There is a strange paradox in all of this. We revel in the antics of the public drunk and sentimentalise the drug-induced deaths of the famous. The use of Class A drugs is widely deemed acceptable among the chattering classes, and yet our laws continue to regard addiction as a criminal matter. Get lifted for heroin use or drunk driving and the first response is criminal sanction, not medical treatment for a disease. Interestingly enough, the voters of California have this week been brave enough to approve a radical proposal that would see drug offenders sent to rehab instead of prison.
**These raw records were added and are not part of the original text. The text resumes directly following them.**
constexpr uint32_t ONES_THREADS = 16384;
template <class S>
__device__ __forceinline__ bool scalar_is_one(const uint32_t* __restrict__ scalars, size_t i, int mont) {
  const uint4* p = reinterpret_cast<const uint4*>(scalars + 8 * i);
  const uint4 a = p[0], b = p[1];
  if (mont) return a.x == S::Params::R1.w[0] && a.y == S::Params::R1.w[1] && a.z == S::Params::R1.w[2] && a.w == S::Params::R1.w[3] &&
                   b.x == S::Params::R1.w[4] && b.y == S::Params::R1.w[5] && b.z == S::Params::R1.w[6] && b.w == S::Params::R1.w[7];
  return a.x == 1u && (a.y | a.z | a.w | b.x | b.y | b.z | b.w) == 0u;
}
template <class S, class F>
__global__ void __launch_bounds__(256) k_ones_partial(const uint32_t* __restrict__ scalars, const uint32_t* __restrict__ bases, size_t n, int mont,
                                                      uint32_t* __restrict__ out ) {
  const uint32_t t = blockIdx.x * blockDim.x + threadIdx.x;
  XYZZ<F> acc = XYZZ<F>::identity();
  for (size_t i = t; i < n; i += ONES_THREADS)
    if (scalar_is_one<S>(scalars, i, mont)) { Affine<F> q = load_affine<F>(bases, (uint32_t)i); add_mixed(acc, q); }
  store_xyzz(out, t, acc);
}
template <class S, class F>
__global__ void __launch_bounds__(256) k_ones_dense(const uint32_t* __restrict__ scalars, const uint32_t* __restrict__ bases, size_t n, int mont,
                                                    uint32_t* __restrict__ out ) {
  __shared__ uint32_t queue[4][128];
  const uint32_t t = blockIdx.x * blockDim.x + threadIdx.x, lane = threadIdx.x & 63u, wv = threadIdx.x >> 6;
  const size_t wave = t >> 6, nwaves = ONES_THREADS / 64;
  volatile uint32_t* q = queue[wv];
  XYZZ<F> acc = XYZZ<F>::identity();
  uint32_t cnt = 0;
  for (size_t base = wave * 64; base < n; base += nwaves * 64) {
    const size_t i = base + lane;
    const bool one = i < n && scalar_is_one<S>(scalars, i, mont);
    const uint64_t m = __ballot(one);
    if (one) q[cnt + (uint32_t)__popcll(m & ((1ull << lane) - 1ull))] = (uint32_t)i;
    cnt += (uint32_t)__popcll(m);
    __builtin_amdgcn_wave_barrier();
    if (cnt >= 64) {
      cnt -= 64;
      const uint32_t idx = q[cnt + lane];
      __builtin_amdgcn_wave_barrier();
      Affine<F> pt = load_affine<F>(bases, idx);
      add_mixed(acc, pt);
    }
  }
  if (lane < cnt) { Affine<F> pt = load_affine<F>(bases, q[lane]); add_mixed(acc, pt); }
  store_xyzz(out, t, acc);
}
template <class F>
__global__ void __launch_bounds__(256) k_tree256(const uint32_t* __restrict__ in, uint32_t m, uint32_t* __restrict__ out) {
  __shared__ XYZZ<F> sh[256];
  const uint32_t t = threadIdx.x, i = blockIdx.x * 256 + t;
  sh[t] = i < m ? load_xyzz<F>(in, i) : XYZZ<F>::identity();
  __syncthreads();
  quad_tree256<F>(sh);
  if (t == 0) store_xyzz(out, blockIdx.x, sh[0]);
}


constexpr uint32_t MSM_HEAVY_PARTS = 32, MSM_HEAVY_SPLIT = 1024;
constexpr uint32_t MSM_HEAVY_SPLIT_MIN = 2048;
constexpr uint32_t COMBINE_HEAVY_BLOCKS = 512, COMBINE_SPLIT_BLOCKS = 1024;

template <class F>
__global__ void __launch_bounds__(256) k_combine(uint32_t* __restrict__ partial, const uint32_t* __restrict__ sub_off, uint32_t nb, uint32_t nbn,
                                                 const uint32_t* __restrict__ heavy, uint32_t heavy_cap, uint32_t* scratch ,
                                                 uint32_t lane_bits , uint32_t heavy_min,
                                                 uint32_t* __restrict__ heavy_done ) {
  __shared__ XYZZ<F> sh[256];
  __shared__ uint32_t s_last;
  const uint32_t t = threadIdx.x;
  if (blockIdx.x < nbn) {
    const uint32_t L = 1u << lane_bits, lane = t & (L - 1u);
    const uint32_t b = blockIdx.x * (256u >> lane_bits) + (t >> lane_bits);
    uint32_t s0 = 0, m = 0;
    if (b < nb) { s0 = sub_off[b]; m = sub_off[b + 1] - s0; }
    if (m > heavy_min && heavy[0] <= heavy_cap) m = 0;
    if (!__syncthreads_or(m >= 2 ? 1 : 0)) return;
    XYZZ<F> acc = XYZZ<F>::identity();
    if (lane < m) acc = load_xyzz<F>(partial, s0 + lane);
    for (uint32_t k = lane + L; k < m; k += L) { XYZZ<F> q = load_xyzz<F>(partial, s0 + k); add_full(acc, q); }
    sh[t] = acc;
    __syncthreads();
    for (uint32_t d = L >> 1; d > 0; d >>= 1) {
      if (lane < d && lane + d < m) { XYZZ<F> a = sh[t]; add_full(a, sh[t + d]); sh[t] = a; }
      __syncthreads();
    }
    if (lane == 0 && m >= 2) store_xyzz(partial, s0, sh[t]);
    return;
  }
  const uint32_t count = heavy[0] <= heavy_cap ? heavy[0] : 0u;
  if (blockIdx.x < nbn + COMBINE_HEAVY_BLOCKS) {
    for (uint32_t h = blockIdx.x - nbn; h < count; h += COMBINE_HEAVY_BLOCKS) {
      const uint32_t b = heavy[1 + h];
      const uint32_t s0 = sub_off[b], m = sub_off[b + 1] - s0;
      if (h < MSM_HEAVY_SPLIT && m >= MSM_HEAVY_SPLIT_MIN) continue;
      XYZZ<F> acc = XYZZ<F>::identity();
      for (uint32_t k = t; k < m; k += 256) { XYZZ<F> q = load_xyzz<F>(partial, s0 + k); add_full(acc, q); }
      __syncthreads();
      sh[t] = acc;
      __syncthreads();
      quad_tree256<F>(sh);
      if (t == 0) store_xyzz(partial, s0, sh[0]);
    }
    return;
  }
  const uint32_t nsplit = min(count, MSM_HEAVY_SPLIT);
  for (uint32_t it = blockIdx.x - nbn - COMBINE_HEAVY_BLOCKS; it < nsplit * MSM_HEAVY_PARTS; it += COMBINE_SPLIT_BLOCKS) {
    const uint32_t b = heavy[1 + it / MSM_HEAVY_PARTS], part = it % MSM_HEAVY_PARTS;
    const uint32_t s0 = sub_off[b], m = sub_off[b + 1] - s0;
    if (m < MSM_HEAVY_SPLIT_MIN) continue;
    const uint32_t per = (m + MSM_HEAVY_PARTS - 1) / MSM_HEAVY_PARTS, lo = part * per, hi = min(m, lo + per);
    XYZZ<F> acc = XYZZ<F>::identity();
    for (uint32_t k = lo + t; k < hi; k += 256) { XYZZ<F> q = load_xyzz<F>(partial, s0 + k); add_full(acc, q); }
    __syncthreads();
    sh[t] = acc;
    __syncthreads();
    quad_tree256<F>(sh);
    if (t == 0) store_xyzz(scratch, it, sh[0]);
    const uint32_t hsl = it / MSM_HEAVY_PARTS;
    if (t == 0) { __threadfence(); s_last = atomicAdd(&heavy_done[hsl], 1u) == MSM_HEAVY_PARTS - 1 ? 1u : 0u; }
    __syncthreads();
    if (s_last) {
      __threadfence();
      if (t == 0) __hip_atomic_store(&heavy_done[hsl], 0u, __ATOMIC_RELAXED, __HIP_MEMORY_SCOPE_AGENT);
      sh[t] = t < MSM_HEAVY_PARTS ? load_xyzz<F>(scratch, (size_t)hsl * MSM_HEAVY_PARTS + t) : XYZZ<F>::identity();
      __syncthreads();
      for (uint32_t d = MSM_HEAVY_PARTS / 2; d > 0; d >>= 1) quad_level<F>(sh, d, [](uint32_t e) { return e; }, [d](uint32_t e) { return e + d; });
      if (t == 0) store_xyzz(partial, s0, sh[0]);
    }
    __syncthreads();
  }
}

template <class F>
__global__ void __launch_bounds__(256) k_reduce(const uint32_t* __restrict__ partial, const uint32_t* __restrict__ counts,
                                                const uint32_t* __restrict__ sub_off, uint32_t nbw,
                                                uint32_t* __restrict__ window_sums, uint32_t* __restrict__ plain_sums = nullptr) {
  __shared__ XYZZ<F> sh[256];
  const uint32_t w = blockIdx.x, t = threadIdx.x, T = blockDim.x;
  const uint32_t ch = nbw / T;
  const uint32_t lo = t * ch;
  XYZZ<F> run = XYZZ<F>::identity(), sum = XYZZ<F>::identity();
  for (uint32_t j = ch; j-- > 0;) {
    uint32_t g = w * nbw + lo + j;
    if (counts[g]) { XYZZ<F> B = load_xyzz<F>(partial, sub_off[g]); add_full(run, B); }
    add_full(sum, run);
  }
  sh[t] = run;
  __syncthreads();
  for (uint32_t d = 1; d < T; d <<= 1) {
    const bool act = t + d < T;
    XYZZ<F> o = XYZZ<F>::identity();
    if (act) o = sh[t + d];
    __syncthreads();
    if (act) { XYZZ<F> a = sh[t]; add_full(a, o); sh[t] = a; }
    __syncthreads();
  }
  if (t >= 1) {
    XYZZ<F> sfx = sh[t];
    for (uint32_t k = 1; k < ch; k <<= 1) sfx = dbl(sfx);
    add_full(sum, sfx);
  } else if (plain_sums) store_xyzz(plain_sums, w, sh[0]);
  __syncthreads();
  sh[t] = sum;
  __syncthreads();
  if (T == 256) quad_tree256<F>(sh);
  else for (uint32_t d = T >> 1; d > 0; d >>= 1) {
    if (t < d) { XYZZ<F> a = sh[t]; add_full(a, sh[t + d]); sh[t] = a; }
    __syncthreads();
  }
  if (t == 0) store_xyzz(window_sums, w, sh[0]);
}


template <class F>
__global__ void __launch_bounds__(256) k_reduce_planes(const uint32_t* __restrict__ partial, const uint32_t* __restrict__ counts, const uint32_t* __restrict__ sub_off,
                                                       uint32_t nbw, uint32_t P , uint32_t G , uint32_t lpt,
                                                       uint32_t* stage , uint32_t* __restrict__ ticket,
                                                       uint32_t* __restrict__ out ) {
  __shared__ XYZZ<F> sh[256];
  __shared__ uint32_t s_last;
  const uint32_t t = threadIdx.x, plane = blockIdx.x / G, q = blockIdx.x % G;
  XYZZ<F> acc = XYZZ<F>::identity();
  for (uint32_t i = 0; i < lpt; i++) {
    const uint32_t j = q * (256u * lpt) + i * 256u + t;
    uint32_t g;
    if (plane < P) g = ((j >> plane) << (plane + 1)) | (1u << plane) | (j & ((1u << plane) - 1u));
    else g = (plane - P) * (nbw >> 1) + j;
    if (counts[g]) { XYZZ<F> B = load_xyzz<F>(partial, sub_off[g]); add_full(acc, B); }
  }
  sh[t] = acc;
  __syncthreads();
  quad_tree256<F>(sh);
  if (t == 0) { store_xyzz(stage, blockIdx.x, sh[0]); __threadfence(); s_last = atomicAdd(ticket, 1u) == gridDim.x - 1 ? 1u : 0u; }
  __syncthreads();
  if (!s_last) return;
  __threadfence();
  if (t == 0) __hip_atomic_store(ticket, 0u, __ATOMIC_RELAXED, __HIP_MEMORY_SCOPE_AGENT);
  const uint32_t total = (P + 2) * G;
  sh[t] = t < total ? load_xyzz<F>(stage, t) : XYZZ<F>::identity();
  __syncthreads();
  for (uint32_t d = G >> 1; d > 0; d >>= 1) {
    const uint32_t pairs = (P + 2) * d;
    for (uint32_t base = 0; base < pairs; base += 64)
      quad_level<F>(sh, min(64u, pairs - base), [=](uint32_t e) { return ((base + e) / d) * G + (base + e) % d; }, [=](uint32_t e) { return ((base + e) / d) * G + (base + e) % d + d; });
  }
  if (t < P + 2) store_xyzz(out, t, sh[t * G]);
}

constexpr uint32_t SMALL_THREADS = 256;
constexpr uint32_t SMALL_NBW = 1u << (SMALL_C - 1), SMALL_SUB = 8 , SMALL_PER_THREAD = SMALL_CHUNK / SMALL_THREADS;
static_assert(SMALL_CHUNK / SMALL_SUB + SMALL_NBW <= SMALL_THREADS, "one thread per sub-bucket");
static_assert(SMALL_NBW == 64, "k_msm_small scans the buckets of a window with one wave");

template <int C>
struct DigitThreshold {
  uint32_t w[8];
  constexpr DigitThreshold() : w{} { for (int p = C - 1; p < 256; p += C) w[p >> 5] |= 1u << (p & 31); }
};
template <int C>
__device__ __forceinline__ int signed_digit(const uint32_t* s, int w) {
  constexpr DigitThreshold<C> T{};
  const int lo = C * w;
  uint32_t br = 0;
#pragma unroll
  for (int i = 0; i < 8; i++) {
    const int nb = lo - 32 * i;
    const uint32_t m = nb >= 32 ? 0xffffffffu : nb <= 0 ? 0u : (1u << nb) - 1u;
    const uint64_t d = (uint64_t)(T.w[i] & m) - (uint64_t)(s[i] & m) - br;
    br = (uint32_t)(d >> 63);
  }
  const uint32_t d = window_bits(s, lo, C) + br;
  return d > (1u << (C - 1)) ? (int)d - (1 << C) : (int)d;
}

template <class S, class F, int LEAN >
__global__ void __launch_bounds__(SMALL_THREADS) k_msm_small(const uint32_t* __restrict__ bases, const uint32_t* __restrict__ scalars, uint32_t n, int mont, int sgn,
                                                   uint32_t Q, uint32_t chunk, uint32_t* __restrict__ chunk_out ,
                                                   uint32_t* __restrict__ done ,
                                                   uint32_t* __restrict__ window_sums,
                                                   const uint32_t* __restrict__ tables , uint32_t tstride) {
  constexpr int lean = LEAN;
  __shared__ XYZZ<F> sh[SMALL_THREADS];
  __shared__ uint32_t cnt[SMALL_NBW], off[SMALL_NBW + 1], soff[SMALL_NBW + 1], cur[SMALL_NBW];
  __shared__ uint16_t list[SMALL_CHUNK];
  __shared__ uint8_t subb[SMALL_THREADS];
  __shared__ uint32_t s_maxm, s_ticket, wcnt[SMALL_THREADS / 64];
  VZ_SET_CRIT_PRIO();
  const uint32_t t = threadIdx.x, w = blockIdx.x, q = blockIdx.y;
  const uint32_t lo = q * chunk, hi = min(n, lo + chunk);
  const uint32_t* __restrict__ wbases = tables ? tables + (size_t)AFFINE_WORDS * ((size_t)w * tstride) : bases;
  if (t < SMALL_NBW) { cnt[t] = 0; cur[t] = 0; }
  __syncthreads();
  int dig[SMALL_PER_THREAD];
#pragma unroll
  for (int k = 0; k < (int)SMALL_PER_THREAD; k++) {
    dig[k] = 0;
    const uint32_t i = lo + t + SMALL_THREADS * k;
    if (i < hi) {
      uint32_t sc[8], flip;
      if (load_scalar<S>(scalars, i, mont, 0, sgn, sc, flip)) {
        dig[k] = signed_digit<SMALL_C>(sc, (int)w);
        if (flip) dig[k] = -dig[k];
        if (dig[k]) atomicAdd(&cnt[(dig[k] < 0 ? -dig[k] : dig[k]) - 1], 1u);
      }
    }
  }
  __syncthreads();
  if (t < 64) {
    const uint32_t c0 = cnt[t];
    uint32_t m4 = (c0 + 3) / 4, m5 = (c0 + 4) / 5, m6 = (c0 + 5) / 6, m7 = (c0 + 6) / 7;
    for (int o = 32; o > 0; o >>= 1) { m4 += __shfl_xor(m4, o); m5 += __shfl_xor(m5, o); m6 += __shfl_xor(m6, o); m7 += __shfl_xor(m7, o); }
    const uint32_t sub = m4 <= SMALL_THREADS ? 4u : m5 <= SMALL_THREADS ? 5u : m6 <= SMALL_THREADS ? 6u : m7 <= SMALL_THREADS ? 7u : 8u;
    const uint32_t m = (c0 + sub - 1) / sub;
    uint32_t ic = c0, im = m, mx = m;
    for (int o = 1; o < 64; o <<= 1) {
      const uint32_t uc = __shfl_up(ic, o), um = __shfl_up(im, o);
      if ((int)t >= o) { ic += uc; im += um; }
    }
    for (int o = 32; o > 0; o >>= 1) mx = max(mx, (uint32_t)__shfl_xor(mx, o));
    off[t] = ic - c0; soff[t] = im - m;
    if (t == 63) { off[SMALL_NBW] = ic; soff[SMALL_NBW] = im; s_maxm = mx; }
  }
  __syncthreads();
#pragma unroll
  for (int k = 0; k < (int)SMALL_PER_THREAD; k++) {
    if (dig[k]) {
      const uint32_t b = (uint32_t)(dig[k] < 0 ? -dig[k] : dig[k]) - 1;
      const uint32_t pos = atomicAdd(&cur[b], 1u);
      list[off[b] + pos] = (uint16_t)((t + SMALL_THREADS * k) | (dig[k] < 0 ? 0x8000u : 0u));
    }
  }
  if (t < SMALL_NBW) for (uint32_t sb = soff[t]; sb < soff[t + 1]; sb++) subb[sb] = (uint8_t)t;
  __syncthreads();
  const uint32_t nsubs = soff[SMALL_NBW];
  XYZZ<F> acc = XYZZ<F>::identity();
  uint32_t kk = 0, mb = 0;
  if (t < nsubs) {
    const uint32_t b = subb[t];
    kk = t - soff[b]; mb = soff[b + 1] - soff[b];
    const uint32_t cb = off[b + 1] - off[b];
    const uint32_t beg = off[b] + kk * cb / mb, end = off[b] + (kk + 1) * cb / mb;
    uint32_t ent = beg < end ? list[beg] : 0u;
    Affine<F> pt = load_affine<F>(wbases, lo + (ent & 0x7fffu));
    for (uint32_t e = beg; e < end; e++) {
      const uint32_t ent_n = e + 1 < end ? list[e + 1] : ent;
      const Affine<F> pt_n = load_affine<F>(wbases, lo + (ent_n & 0x7fffu));
      if ((ent & 0x8000u) && !aff_is_identity(pt)) pt.y = F::neg(pt.y);
      add_mixed(acc, pt);
      ent = ent_n; pt = pt_n;
    }
  }
  sh[t] = acc;
  __syncthreads();
  for (uint32_t d = 1; d < s_maxm; d <<= 1) {
    const bool act = t < nsubs && (kk & (2 * d - 1)) == 0 && kk + d < mb;
    const uint64_t bal = __ballot(act);
    if ((t & 63) == 0) wcnt[t >> 6] = (uint32_t)__popcll(bal);
    __syncthreads();
    uint32_t before = 0, total = 0;
    for (uint32_t wv = 0; wv < SMALL_THREADS / 64; wv++) { before += wv < (t >> 6) ? wcnt[wv] : 0u; total += wcnt[wv]; }
    if (act) list[before + (uint32_t)__popcll(bal & ((1ull << (t & 63)) - 1ull))] = (uint16_t)t;
    __syncthreads();
    if (lean && total >= 48) {
      const uint32_t wave0 = (uint32_t)__builtin_amdgcn_readfirstlane((int)(t & ~63u));
      XYZZ<F> a; uint32_t ia = 0; bool mine = false;
      if (wave0 < total) {
        mine = t < total;
        if (mine) { ia = list[t]; a = sh[ia]; add_full(a, sh[ia + d]); }
      }
      __syncthreads();
      if (mine) sh[ia] = a;
      __syncthreads();
    } else
    for (uint32_t base = 0; base < total; base += 64)
      quad_level<F>(sh, min(64u, total - base), [&](uint32_t e) { return (uint32_t)list[base + e]; }, [&](uint32_t e) { return (uint32_t)list[base + e] + d; });
  }
  XYZZ<F> bk = XYZZ<F>::identity();
  if (t < SMALL_NBW && cnt[t]) bk = sh[soff[t]];
  __syncthreads();
  if (Q > 1 && done) {
    if (t < SMALL_NBW) {
      store_xyzz(chunk_out, ((size_t)w * Q + q) * SMALL_NBW + t, bk);
      __threadfence();
      if (t == 0) s_ticket = atomicAdd(&done[w], 1u);
    }
    __syncthreads();
    if (s_ticket != Q - 1) return;
    __threadfence();

    const uint32_t b = t & (SMALL_NBW - 1), sl = t / SMALL_NBW;
    for (uint32_t loaded = 0; loaded < Q;) {
      const uint32_t slot0 = loaded ? 1u : 0u, k = min(Q - loaded, 4u - slot0), m = slot0 + k;
      if (sl >= slot0 && sl < m) {
        sh[t] = load_xyzz<F>(chunk_out, ((size_t)w * Q + loaded + sl - slot0) * SMALL_NBW + b);
      }
      __syncthreads();
      if (lean) {
        if ((sl == 0 && m >= 2) || (sl == 2 && m == 4)) { XYZZ<F> a = sh[t]; add_full(a, sh[t + SMALL_NBW]); sh[t] = a; }
        __syncthreads();
        if (sl == 0 && m >= 3) { XYZZ<F> a = sh[t]; add_full(a, sh[t + 2 * SMALL_NBW]); sh[t] = a; }
        __syncthreads();
      } else {
      if (m >= 2) quad_level<F>(sh, SMALL_NBW, [](uint32_t e) { return e; }, [](uint32_t e) { return e + SMALL_NBW; });
      if (m == 4) quad_level<F>(sh, SMALL_NBW, [](uint32_t e) { return e + 2 * SMALL_NBW; }, [](uint32_t e) { return e + 3 * SMALL_NBW; });
      if (m >= 3) quad_level<F>(sh, SMALL_NBW, [](uint32_t e) { return e; }, [](uint32_t e) { return e + 2 * SMALL_NBW; });
      }
      loaded += k;
    }
    if (t == 0) __hip_atomic_store(&done[w], 0u, __ATOMIC_RELAXED, __HIP_MEMORY_SCOPE_AGENT);
  } else {
    if (t < SMALL_NBW) sh[t] = bk;
    __syncthreads();
  }
  if (lean >= 2) {
    for (uint32_t d = 1; d < SMALL_NBW; d <<= 1) {
      XYZZ<F> a; const bool mine = t < SMALL_NBW - d;
      if (t < 64) { if (mine) { a = sh[t]; add_full(a, sh[t + d]); } }
      __syncthreads();
      if (mine) sh[t] = a;
      __syncthreads();
    }
  } else
  for (uint32_t d = 1; d < SMALL_NBW; d <<= 1)
    quad_level<F>(sh, SMALL_NBW - d, [](uint32_t e) { return e; }, [d](uint32_t e) { return e + d; });
  for (uint32_t d = SMALL_NBW / 2; d > 0; d >>= 1)
    quad_level<F>(sh, d, [](uint32_t e) { return e; }, [d](uint32_t e) { return e + d; });
  if (Q == 1 || done) { if (t == 0) store_xyzz(window_sums, w, sh[0]); return; }
  if (t == 0) store_xyzz(chunk_out, (size_t)w * Q + q, sh[0]);
}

I have known people who've been shocked into sobriety by their experience of prison, but I've known plenty of others who travelled deeper into addiction as a result of their exposure to drugs inside.

The Paula Yates story is about a sickness that takes thousands of lives every year. Most of those lives are people you will never read about in the newspapers. They die in alcoholic wards or in desolate flats or on the streets. It is a catastrophe of indescribable proportions but we refuse to face it. There are answers. The media could get honest and stop mythologising the victims of addiction; the Government might look at the good news from America this week and think about a network of rehabilitation units across the country. Neither will happen, of course.

Now that Paula Yates is gone, the search will begin for another tragic figure to satisfy the circus crowds. But in the longer term I am not a pessimist. I have seen people turn addiction around; while the broader culture refuses to accept that we are dealing with an illness, not evil or moral laxity, the individual addict can seek the comfort of recovering fellow sufferers. And that is one direction home.